What you will do: Report each line of the data that has "shift" somewhere in it.

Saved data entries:
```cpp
void local_rows_gather(const char* table, wholememory_matrix_description_t tm, const void* idx,
                       wholememory_dtype_t idx_dtype, int64_t n, char* out, wholememory_matrix_description_t om,
                       hipStream_t stream);
void local_rows_scatter(const char* in, wholememory_matrix_description_t im, const void* idx,
                        wholememory_dtype_t idx_dtype, int64_t n, char* table, wholememory_matrix_description_t tm,
                        hipStream_t stream);
void local_rows_permute(const char* src, wholememory_matrix_description_t sm, const int64_t* src_idx, const int64_t* dst_idx,
                        int64_t n, char* dst, wholememory_matrix_description_t dm, hipStream_t stream);
struct id_exchange {
  wholememory_comm_t comm = nullptr;
  int W = 1, me = 0;
// ... 28 lines not shown
```

cugraph-gnn_amd/csrc/wg_fused.hip:

```cpp
#include <atomic>

#include "wg_common.hpp"
#include "wgamd_ext.h"

namespace wgamd {
namespace {

inline size_t align_up(size_t v) { return (v + 255) & ~(size_t)255; }

struct hop_workspace {
  size_t cnt, scan_tmp, nbr, keys, minpos, slot_of, rank, big_list, slab, row_start, row_deg, loc_hist, total;
  int64_t slots, slab_len;
};

hop_workspace plan(int64_t target_cap, int64_t edge_cap, size_t id_bytes, bool batched, int64_t max_row_len = 0)
{
  hop_workspace w{};
  size_t off = 0;
  auto take  = [&](size_t bytes) {
    size_t at = off;
    off += align_up(bytes);
    return at;
  };
  w.slots        = append_unique_slots(target_cap + edge_cap);
// ... 463 lines not shown

wholememory_error_code_t wgamd_sample_hop_batched_nosync(
  const int64_t* csr_row_ptr, const void* csr_col, wholememory_dtype_t id_dtype, const void* targets,
  const int* target_batch, const int* target_seg, int n_batches, int64_t target_cap, int max_sample_count,
  const unsigned long long* random_seeds_dev, int* offsets, int* neighbor_row, int* center_row, int64_t* edge_gid,
  int64_t edge_cap, void* unique, int* unique_batch, int* unique_seg, int* counts_dev, void* workspace,
  size_t workspace_bytes, int64_t n_vertices, void* stream)
{
  return wgamd_sample_hop_batched_nosync_ex(csr_row_ptr, csr_col, id_dtype, targets, target_batch, target_seg, n_batches,
                                            target_cap, max_sample_count, random_seeds_dev, offsets, neighbor_row, center_row,
                                            edge_gid, edge_cap, unique, unique_batch, unique_seg, counts_dev, workspace,
                                            workspace_bytes, n_vertices, 0u, stream);
}

wholememory_error_code_t wgamd_sample_hop_batched_nosync_ex(
  const int64_t* csr_row_ptr, const void* csr_col, wholememory_dtype_t id_dtype, const void* targets,
  const int* target_batch, const int* target_seg, int n_batches, int64_t target_cap, int max_sample_count,
  const unsigned long long* random_seeds_dev, int* offsets, int* neighbor_row, int* center_row, int64_t* edge_gid,
  int64_t edge_cap, void* unique, int* unique_batch, int* unique_seg, int* counts_dev, void* workspace,
  size_t workspace_bytes, int64_t n_vertices, unsigned flags, void* stream)
{
  using namespace wgamd;
  return guarded("wgamd_sample_hop_batched_nosync", [&] {
    WG_REQUIRE_INPUT((flags & ~(WGAMD_HOP_NO_UNIQUE_PAD | WGAMD_HOP_COL_INT32)) == 0, "unknown flag bits");
    WG_REQUIRE_INPUT(!(flags & WGAMD_HOP_COL_INT32) || (id_dtype == WHOLEMEMORY_DT_INT64 && n_vertices > 0 &&
                                                        n_vertices < ((int64_t)1 << 31)),
                     "WGAMD_HOP_COL_INT32 needs INT64 ids and 0 < n_vertices < 2^31");
    WG_REQUIRE_INPUT(target_batch && target_seg && random_seeds_dev && center_row && unique_seg && counts_dev,
                     "null pointer");
    WG_REQUIRE_INPUT(n_batches >= 1 && n_batches < (1 << 20), "bad batch count");
    hop_args a{};
    a.csr_row_ptr = csr_row_ptr; a.csr_col = csr_col; a.id_dtype = id_dtype; a.targets = targets;
    a.n_targets_dev = target_seg + n_batches;
    a.target_cap = target_cap; a.M = max_sample_count;
    a.rng = rng_plan{0, random_seeds_dev, target_batch, target_seg};
    a.bv.target_batch = target_batch; a.bv.target_seg = target_seg; a.bv.G = n_batches;
    a.bv.id_bound = n_vertices > 0 ? n_vertices : 0;
    a.bv.unique_batch = unique_batch; a.bv.unique_seg = unique_seg;
    a.bv.no_pad = (flags & WGAMD_HOP_NO_UNIQUE_PAD) ? 1 : 0;
    a.col32     = (flags & WGAMD_HOP_COL_INT32) != 0;
    a.offsets = offsets; a.neighbor_row = neighbor_row; a.center_row = center_row; a.edge_gid = edge_gid;
    a.edge_cap = edge_cap; a.unique = unique; a.counts_dev = counts_dev; a.workspace = workspace;
    a.workspace_bytes = workspace_bytes; a.stream = static_cast<hipStream_t>(stream);
    run_hop(a);
  });
}

wholememory_error_code_t wgamd_call_group_target_rows(const int* unique_seg, const int* target_seg, const int* target_batch,
                                                      int64_t n_targets, int64_t* rows, void* stream)
{
  using namespace wgamd;
  return guarded("wgamd_call_group_target_rows", [&] {
    WG_REQUIRE_INPUT(n_targets >= 0 && n_targets < ((int64_t)1 << 31), "bad target count");
    if (n_targets == 0) return;
    WG_REQUIRE_INPUT(unique_seg && target_seg && target_batch && rows, "null pointer");
    target_rows_kernel<<<ceil_div(n_targets, 256), 256, 0, static_cast<hipStream_t>(stream)>>>(unique_seg, target_seg, target_batch,
                                                                                              (int)n_targets, rows);
    WG_HIP_CHECK(hipGetLastError());
  });
}

wholememory_error_code_t wgamd_call_group_hop_rows(const int* offsets, const int* frontier_batch, const int* frontier_seg,
// ... 45 lines not shown
  using namespace wgamd;
  return guarded("wgamd_sample_hop_pyg_nosync", [&] {
    WG_REQUIRE_INPUT(p != nullptr, "null parameter block");
    WG_REQUIRE_INPUT(p->nodes && p->node_batch && p->node_seg && p->frontier && p->frontier_batch && p->frontier_seg &&
                       p->frontier_local0 && p->random_seeds_dev && p->center_local && p->neighbor_local &&
                       p->nodes_out && p->nodes_out_batch && p->nodes_out_seg && p->frontier_out &&
                       p->frontier_out_batch && p->frontier_out_seg && p->frontier_out_local0 && p->counts_dev &&
                       p->center_row_scratch,
                     "null pointer");
    WG_REQUIRE_INPUT(p->n_batches >= 1 && p->n_batches < (1 << 20), "bad batch count");
    hop_args a{};
    a.csr_row_ptr = p->csr_row_ptr; a.csr_col = p->csr_col; a.id_dtype = p->id_dtype;
    a.targets = p->nodes; a.n_targets_dev = p->node_seg + p->n_batches; a.target_cap = p->node_cap;
    a.sample_targets = p->frontier; a.n_sample_dev = p->frontier_seg + p->n_batches; a.sample_cap = p->frontier_cap;
    a.M = p->max_sample_count;
    a.rng = rng_plan{0, p->random_seeds_dev, p->frontier_batch, p->frontier_seg};
    a.bv.target_batch = p->node_batch; a.bv.target_seg = p->node_seg; a.bv.G = p->n_batches;
    a.bv.id_bound = p->n_vertices > 0 ? p->n_vertices : 0;
    a.bv.sample_batch = p->frontier_batch; a.bv.sample_seg = p->frontier_seg; a.bv.sample_local0 = p->frontier_local0;
    a.bv.unique_batch = p->nodes_out_batch; a.bv.unique_seg = p->nodes_out_seg;
    a.bv.frontier_out = p->frontier_out; a.bv.frontier_batch_out = p->frontier_out_batch;
    a.bv.frontier_seg_out = p->frontier_out_seg; a.bv.frontier_local0_out = p->frontier_out_local0;
    a.bv.neighbor_local_out = p->neighbor_local; a.bv.center_local_out = p->center_local;
    WG_REQUIRE_INPUT((p->flags & ~(WGAMD_HOP_NO_UNIQUE_PAD | WGAMD_HOP_COL_INT32)) == 0, "unknown flag bits");
    WG_REQUIRE_INPUT(!(p->flags & WGAMD_HOP_COL_INT32) || (p->id_dtype == WHOLEMEMORY_DT_INT64 && p->n_vertices > 0 &&
                                                           p->n_vertices < ((int64_t)1 << 31)),
                     "WGAMD_HOP_COL_INT32 needs INT64 ids and 0 < n_vertices < 2^31");
    a.bv.no_pad = (p->flags & WGAMD_HOP_NO_UNIQUE_PAD) ? 1 : 0;
    a.col32     = (p->flags & WGAMD_HOP_COL_INT32) != 0;
    a.offsets = p->offsets; a.neighbor_row = p->neighbor_row_scratch; a.center_row = p->center_row_scratch;
    a.edge_gid = p->edge_gid; a.edge_cap = p->edge_cap; a.unique = p->nodes_out; a.counts_dev = p->counts_dev;
    a.workspace = p->workspace; a.workspace_bytes = p->workspace_bytes; a.stream = static_cast<hipStream_t>(stream);
    if (p->csr_weight != nullptr) {
      WG_REQUIRE_INPUT(p->weight_dtype == WHOLEMEMORY_DT_FLOAT || p->weight_dtype == WHOLEMEMORY_DT_DOUBLE,
                       "csr_weight must be FLOAT or DOUBLE");
      a.csr_weight = p->csr_weight; a.weight64 = p->weight_dtype == WHOLEMEMORY_DT_DOUBLE; a.max_row_len = p->max_row_len;
    }
    WG_REQUIRE_INPUT(a.neighbor_row != nullptr, "neighbor_row_scratch is NULL");
    run_hop(a);
  });
}

}
```

cugraph-gnn_amd/wholegraph_amd/fused.py:

```python
from dataclasses import dataclass, field
from typing import List, Sequence, Union

import torch

from . import _lib as L
from .env import get_stream, torch_dtype_to_wm


HOP_NO_UNIQUE_PAD = 1
HOP_COL_INT32 = 2

_COL32 = {}


def compact_columns(col: torch.Tensor, n_vertices: int):
    import weakref
    if col.dtype != torch.int64 or not (0 < int(n_vertices) < (1 << 31)) or not col.is_cuda:
        return None
    key = (col.data_ptr(), col.numel())
    hit = _COL32.get(key)
    if hit is not None and hit[0]() is col:
        return hit[1]
    for k in [k for k, v in _COL32.items() if v[0]() is None]:
        del _COL32[k]
    c32 = col.to(torch.int32)
    _COL32[key] = (weakref.ref(col), c32)
    return c32


@dataclass
class WalkResult:

    hops: int
# ... 88 lines not shown
    for s_ in segs_per_hop:
        shift.append([offs[b] + before[b] - s_[b] for b in range(G)])
        before = [before[b] + s_[b + 1] - s_[b] for b in range(G)]
    meta = torch.tensor([[s_[b + 1] - s_[b] for b in range(G)] for s_ in segs_per_hop] + shift, dtype=torch.int64).to(dev)
    batches = torch.arange(G, device=dev)
    merged = [torch.empty(offs[G], dtype=live[0][i].dtype, device=dev) for i in range(n_fields)]
    for h in range(H):
        n_h = segs_per_hop[h][G] - segs_per_hop[h][0]
        if n_h == 0:
            continue
        b_of = torch.repeat_interleave(batches, meta[h], output_size=n_h)
        dest = torch.arange(segs_per_hop[h][0], segs_per_hop[h][G], device=dev) + meta[H + h][b_of]
        for i in range(n_fields):
            merged[i][dest] = live[h][i]
    return merged, offs
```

Response below:
        shift.append([offs[b] + before[b] - s_[b] for b in range(G)])
    meta = torch.tensor([[s_[b + 1] - s_[b] for b in range(G)] for s_ in segs_per_hop] + shift, dtype=torch.int64).to(dev)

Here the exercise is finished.